Our findings highlight the different underlying mechanisms linked with N among Mexican Americans compared to non‐Hispanic Whites. Among Mexican Americans, diabetes‐related factors (e.g., glucose, HbA1c levels) were strongly related to N with duration of diabetes being the strongest factor. However, among non‐Hispanic Whites, cardiovascular (LDL) factors were significantly related to N. This differential pathway to neuronal loss between ethnic groups has powerful implications. First, if diabetes (and duration of diabetes) is a significant driver of N among Mexican Americans, this would suggest that targeted and timely interventions to prevent or control diabetes could have neuroprotective effects. Second, if cardiovascular and cerebrovascular pathways are powerful drivers of N among non‐Hispanic Whites, different sets of targeted and timely interventions to prevent and control these factors could be neuroprotective among non‐Hispanic Whites.

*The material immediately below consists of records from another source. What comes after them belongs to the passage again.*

@@ -84,7 +86,7 @@
                 ("need_dx", c_int), ("dgrad_nbr", c_vp), ("wt", c_vp), ("wt_bf16", c_vp), ("dgrad_out_rows", c_vp), ("dgrad_masks", c_vp),
                 ("dplan_lidx", c_vp), ("dplan_rows", c_vp), ("dplan_cnt", c_vp), ("dplan_groups", c_int), ("dplan_cap", c_int),
                 ("addend", c_vp), ("dx", c_vp),
-                ("need_dw", c_int), ("nbr_fwd", c_vp), ("dw", c_vp), ("wgrad_ws", c_vp), ("wgrad_ws_bytes", c_sz),
+                ("need_dw", c_int), ("nbr_fwd", c_vp), ("wgrad_masks", c_vp), ("dw", c_vp), ("wgrad_ws", c_vp), ("wgrad_ws_bytes", c_sz),
                 ("need_db", c_int), ("db", c_vp),
                 ("precision", c_int), ("conv_ws", c_vp), ("conv_ws_bytes", c_sz)]
 
diff --git a/toda_b200/csrc/conv_simt.cu b/toda_b200/csrc/conv_simt.cu
--- a/toda_b200/csrc/conv_simt.cu
+++ b/toda_b200/csrc/conv_simt.cu
@@ -7,16 +7,16 @@
                 cudaStream_t st, const TilePlan *plan, const float *addend, const void *w_bf16);
 size_t conv_tc_fwd_workspace_bytes(int n_in, int cin, int cout, int kvol);
 int conv_tc_wgrad(const float *x, const void *x_bf16, int n_in, int cin, const int32_t *nbr, int n_out, int kvol,
-                  const float *dy, const void *dy_bf16, int cout, float *dw_param, void *workspace, size_t workspace_bytes,
-                  cudaStream_t st);
+                  const uint32_t *tile_masks, const float *dy, const void *dy_bf16, int cout, float *dw_param, void *workspace,
+                  size_t workspace_bytes, cudaStream_t st);
 bool conv_tc_supported(int cin, int cout, int kvol);
 size_t conv_x3_fwd_workspace_bytes(int n_in, int cin, int cout, int kvol);
 int conv_x3_fwd(const float *x, int n_in, int cin, const int32_t *nbr, int n_out, int kvol, const float *w, int cout, const float *bias,
                 float *y, const int32_t *out_rows, const uint32_t *tile_masks, double *bn_sums, void *workspace, size_t workspace_bytes,
                 cudaStream_t st, const TilePlan *plan, const float *addend);
 size_t conv_x3_wgrad_workspace_bytes(int n_in, int n_out, int kvol, int cin, int cout);
-int conv_x3_wgrad(const float *x, int n_in, int cin, const int32_t *nbr, int n_out, int kvol, const float *dy, int cout, float *dw_param,
-                  void *workspace, size_t workspace_bytes, cudaStream_t st);
+int conv_x3_wgrad(const float *x, int n_in, int cin, const int32_t *nbr, int n_out, int kvol, const uint32_t *tile_masks, const float *dy,
+                  int cout, float *dw_param, void *workspace, size_t workspace_bytes, cudaStream_t st);
 bool conv_tc_wgrad_supported(int cin, int cout, int kvol);
 size_t conv_tc_wgrad_workspace_bytes(int n_in, int n_out, int kvol, int cin, int cout);
 
@@ -328,7 +328,7 @@
 }
 
 extern "C" int toda_spconv_wgrad(const float *x, const void *x_bf16, int n_in, int cin, const int32_t *nbr, int n_out,
-                                 int kvol, const float *dy, const void *dy_bf16, int cout, float *dw_param, void *workspace,
+                                 int kvol, const uint32_t *tile_masks, const float *dy, const void *dy_bf16, int cout, float *dw_param, void *workspace,
                                  size_t workspace_bytes, int precision, void *stream) {
     TODA_CHECK_ARG(n_in >= 0 && n_out >= 0 && cin > 0 && cout > 0 && kvol > 0, "spconv_wgrad: bad sizes");
     TODA_CHECK_ARG(dw_param, "spconv_wgrad: null dw");
@@ -341,9 +341,9 @@
     TODA_CHECK_ARG(precision == TODA_CONV_FP32 || precision == TODA_CONV_BF16 || precision == TODA_CONV_BF16X3,
                    "spconv_wgrad: unknown precision %d", precision);
     if (precision == TODA_CONV_BF16X3 && conv_tc_wgrad_supported(cin, cout, kvol))
-        return conv_x3_wgrad(x, n_in, cin, nbr, n_out, kvol, dy, cout, dw_param, workspace, workspace_bytes, st);
+        return conv_x3_wgrad(x, n_in, cin, nbr, n_out, kvol, tile_masks, dy, cout, dw_param, workspace, workspace_bytes, st);
     if (precision == TODA_CONV_BF16 && conv_tc_wgrad_supported(cin, cout, kvol))
-        return conv_tc_wgrad(x, x_bf16, n_in, cin, nbr, n_out, kvol, dy, dy_bf16, cout, dw_param, workspace, workspace_bytes, st);
+        return conv_tc_wgrad(x, x_bf16, n_in, cin, nbr, n_out, kvol, tile_masks, dy, dy_bf16, cout, dw_param, workspace, workspace_bytes, st);
     int splits = wgrad_splits(n_out, kvol, cin, cout);
     size_t need = (size_t)splits * kvol * cin * cout * sizeof(float);
     if (workspace_bytes < need) {
diff --git a/toda_b200/csrc/conv_tc.cu b/toda_b200/csrc/conv_tc.cu
--- a/toda_b200/csrc/conv_tc.cu
+++ b/toda_b200/csrc/conv_tc.cu
@@ -558,8 +558,166 @@
     static constexpr int kStages = ROWS == 128 ? 4 : 8;
     static constexpr int kLag = ROWS == 128 ? 2 : 3;
     static constexpr int kSmem = kStages * kATile + kBBufs * kBTile + 2 * kIdx + 1024 + 256;
+    static_assert(kLag < kStages, "an A stage is reused only after its item has been signalled");
 };
 constexpr int kWgradThreads = kProdThreads + 32 + 128 + 32;
+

Our work, combined with the work of others presented above, suggest that an expanded AT(N) framework that includes vascular, metabolic, and inflammatory (VMI) pathways should be considered, to allow for a more comprehensive picture of the biological factors contributing to cognitive loss among diverse communities.

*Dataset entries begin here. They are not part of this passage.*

# mct10/Speech-Vecalign

Hardware: AMD Instinct MI355X
Metric: aligned doc-pairs/sec (higher is better)
Workload: dtype bf16; 1 GPU; synthetic 4096x4096 d=1024 bf16 embeddings, 4 overlap layers/side, 10 alignment types, band 14, coarse-to-fine (max_size_full_dp=300), 1024 doc-pairs per GPU per step; pipeline=1, N=4096, M=4096, d=1024, overlaps=4, parallelism=dp1 (pairs sharded, no collective)

## Files before the change

### speech-vecalign_amd/csrc/svx_api.hip

```cpp
#include <stdarg.h>
#include <stdio.h>
#include <stdlib.h>
#include <string.h>

#include <chrono>
#include <functional>
#include <memory>
#include <type_traits>
#include <vector>

#include "svx_common.h"

static char g_err[512] = "";

int svx_fail(svx_ctx* ctx, int code, const char* fmt, ...) {
    char* dst = ctx ? ctx->err : g_err;
    va_list ap;
    va_start(ap, fmt);
    vsnprintf(dst, 512, fmt, ap);
    va_end(ap);
    return code;
}

static const char* kStageNames[] = {"pyr0",       "pyrN",     "pyr_aux",      "knob_scoresN", "knob",      "dense_costs",
// ... 796 lines not shown
static int next_event(svx_ctx* ctx, hipEvent_t* out) {
    svx_ctx_ext* cx = X(ctx);
    if (cx->ev_pool.size() < 256) {
        hipEvent_t e;
        SVX_HIP(ctx, hipEventCreateWithFlags(&e, hipEventDisableTiming));
        cx->ev_pool.push_back(e);
        *out = e;
        return SVX_OK;
    }
    *out = cx->ev_pool[cx->ev_next++ % cx->ev_pool.size()];
    return SVX_OK;
}
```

A limitation to the current study is the focus on N in the context of the current AT(N) framework, which captures N as an MRI measure of cortical thickness as opposed to taking into consideration other factors such as vascular risks (e.g., white matter hyperintensities, infarcts). Current work is ongoing within the HABLE study to further examine such vascular risks on N through diffusion tensor imaging to understand how VMI factors can impact the AT(N) biomarkers. Future work should also expand to examine AT(N) biomarkers among the broader Hispanic population as our findings are focused on those who self‐identify as Mexican Americans. It will be important to understand how the framework may be similar or distinct among different populations. Additionally, longitudinal PET and MRI scans are being conducted within this cohort to better understand the timing, sequence, and trajectories of the AT(N) framework among diverse populations.

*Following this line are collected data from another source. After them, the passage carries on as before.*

diff --git a/tnmf_amd/csrc/common.h b/tnmf_amd/csrc/common.h
--- a/tnmf_amd/csrc/common.h
+++ b/tnmf_amd/csrc/common.h
@@ -36,6 +36,15 @@
     Geo W_geo = {};
     int W_dtype = 0;
     unsigned long long h_runs = 0, h_hits = 0, v_runs = 0, v_hits = 0;
+    struct RTag {
+        bool ok = false;
+        const void *R = nullptr;
+        const void *spec = nullptr;
+        int n0 = 0, dtype = 0;
+        Geo geo = {};
+        unsigned long long epoch = 0;
+    } r_tag;
+    unsigned long long ws_epoch = 0;
 };
 
 struct tnmf_hip_ctx {
diff --git a/tnmf_amd/csrc/fft.h b/tnmf_amd/csrc/fft.h
--- a/tnmf_amd/csrc/fft.h
+++ b/tnmf_amd/csrc/fft.h
@@ -13,6 +13,8 @@
     int n0, ngroups, nper;
     int mgroups, mper;
     int clamp0;
+    int flip;
+    double scale;
     double reg;
 };
 
@@ -26,6 +28,7 @@
     kFftContractR,
     kFftGradH,
     kFftGradW,
+    kFftRowsInvFwd,
 };
 
 typedef int (*fft_run_fn)(int op, int dtype, const FftArgs *a, hipStream_t s);
@@ -75,7 +78,7 @@
 int fft_reserve(tnmf_hip_ctx *ctx, const Geo &g, int dtype, bool with_window);
 
 int fft_reconstruct(tnmf_hip_ctx *ctx, const Geo &g, int dtype, const void *W, const void *H, void *R, bool nonneg,
-                    hipStream_t s);
+                    hipStream_t s, bool for_grad_W = false);
 int fft_grad_H(tnmf_hip_ctx *ctx, const Geo &g, int dtype, const void *V, const void *R, const void *W, void *neg,
                void *pos, hipStream_t s);
 int fft_update_H(tnmf_hip_ctx *ctx, const Geo &g, int dtype, const void *V, const void *R, const void *W, void *H,
diff --git a/tnmf_amd/csrc/fft.hip b/tnmf_amd/csrc/fft.hip
--- a/tnmf_amd/csrc/fft.hip
+++ b/tnmf_amd/csrc/fft.hip
@@ -123,7 +123,10 @@
     return true;
 }
 
+void drop_r_tag(FftState &f) { f.r_tag.ok = false; }
+
 void clear_flags(FftState &f) {
+    drop_r_tag(f);
     f.W_ok = false;
     std::fill(f.T_ok.begin(), f.T_ok.end(), 0);
     std::fill(f.SH_ok.begin(), f.SH_ok.end(), 0);
@@ -150,6 +153,7 @@
         TNMF_HIP_TRY(hipFree(f.ws));
         f.ws = nullptr;
         f.ws_bytes = 0;
+        ++f.ws_epoch;
         clear_flags(f);
     }
     if (!bigger && hipMalloc(&bigger, want) != hipSuccess) {
@@ -159,6 +163,7 @@
     }
     f.ws = bigger;
     f.ws_bytes = want;
+    ++f.ws_epoch;
     clear_flags(f);
     return TNMF_OK;
 }
@@ -298,6 +303,7 @@
 }
 
 void bind(FftState &f, const Geo &g, int dtype, const void *H, const void *V, bool explicit_bind) {
+    drop_r_tag(f);
     f.bound = true;
     f.explicit_bind = explicit_bind;
     f.H_base = H;
@@ -391,8 +397,9 @@
 }
 
 int forward_rows(const Geo &g, const Lay &l, int dtype, const void *src, int planes, int rows, int cols, void *Tdst,
-                 hipStream_t s) {
+                 hipStream_t s, double scale = 0.0) {
     FftArgs a = base_args(g, l);
+    a.scale = scale;
     a.src0 = src;
     a.dst0 = Tdst;
     a.planes = planes;
@@ -489,6 +496,7 @@
 
 void fft_unbind(tnmf_hip_ctx *ctx) {
     FftState &f = ctx->fft;
+    drop_r_tag(f);
     f.bound = f.explicit_bind = false;
     f.H_base = f.V_base = nullptr;
     f.T_ok.clear();
@@ -499,6 +507,7 @@
 
 void fft_invalidate_H(tnmf_hip_ctx *ctx, const Geo &g, int dtype, const void *H) {
     FftState &f = ctx->fft;
+    drop_r_tag(f);
     const Slot sl = locate(f, g, dtype, H, nullptr);
     if (sl.cached) {
         set_ok(f.T_ok, sl.n0, g.N, 0);
@@ -511,10 +520,14 @@
 
 void fft_invalidate(tnmf_hip_ctx *ctx) { clear_flags(ctx->fft); }
 
-void fft_invalidate_W(tnmf_hip_ctx *ctx) { ctx->fft.W_ok = false; }
+void fft_invalidate_W(tnmf_hip_ctx *ctx) {
+    drop_r_tag(ctx->fft);
+    ctx->fft.W_ok = false;
+}
 
 int fft_reserve(tnmf_hip_ctx *ctx, const Geo &g, int dtype, bool with_window) {
     Lay l;
+    drop_r_tag(ctx->fft);
     ctx->fft.failed_bytes = 0;
     const FftState &f = ctx->fft;
     const bool in_binding = f.bound && f.dtype == dtype && same_shape(f.geo, g) && f.geo.N >= g.N;
@@ -527,11 +540,13 @@
     ctx->fft.ws = nullptr;
     ctx->fft.ws_bytes = 0;
     ctx->fft.failed_bytes = 0;
+    ++ctx->fft.ws_epoch;
     clear_flags(ctx->fft);
 }
 
 int fft_reconstruct(tnmf_hip_ctx *ctx, const Geo &g, int dtype, const void *W, const void *H, void *R, bool nonneg,
-                    hipStream_t s) {
+                    hipStream_t s, bool for_grad_W) {
+    drop_r_tag(ctx->fft);
     Call c;
     CHECK(prepare(ctx, g, dtype, H, nullptr, &c));
     const Lay &l = c.l;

Meeker et al. ³⁴ recently found that socioeconomic status (SES) mediated the race effects on N (as measured by cortical volumes) among older Blacks. Dougherty et al. ³⁵ recently found that higher SES was associated with increased brain volume and that smoking status mediated this relationship in the CARDIA study. Shaked et al. ³⁶ recently found that SES impacted diffusion tensor imaging fractional anisotropy (FA) measures across regions. Here we found that markers of SES (household income and education) were only significantly associated with N among Mexican Americans. When combined with the recent findings by Meeker et al., these findings strongly support the need to fully examine the AT(N) biomarkers within the National Institute on Aging Health Disparities Research Framework, ³⁷ which is being implemented within the HABLE cohort. Additionally, to understand the AT(N) biomarkers within the Health Disparities Research Framework more comprehensively, the HABLE study is currently expanding to add n = 1000 Blacks to study these important factors across the three largest ethnic/racial groups in the United States. Overall, these findings suggest that neurodegenration as measured by a N‐marker of the AT(N) framework is significantly different among Mexican Americans compared to non‐Hispanic Whites including the age of positivity and the underlying contributing factors, despite comparable impacts on clinical outcomes. As such, ethnically appropriate interventions to prevent or treat N will be required.

CONFLICTS OF INTEREST

No authors report conflicts of interest with the work presented in this manuscript.

Supporting information

Click here for additional data file.^{(12.8KB, docx)}

ACKNOWLEDGMENTS

Research reported here was supported by the National Institute on Aging of the National Institutes of Health under Award Numbers R01AG054073 and R01AG058533. This work was also supported in part by NIH/NIBIB award P41‐EB015992. The content is solely the responsibility of the authors and does not necessarily represent the official views of the National Institutes of Health. The research team also thanks the local Fort Worth community and participants of the HABLE study.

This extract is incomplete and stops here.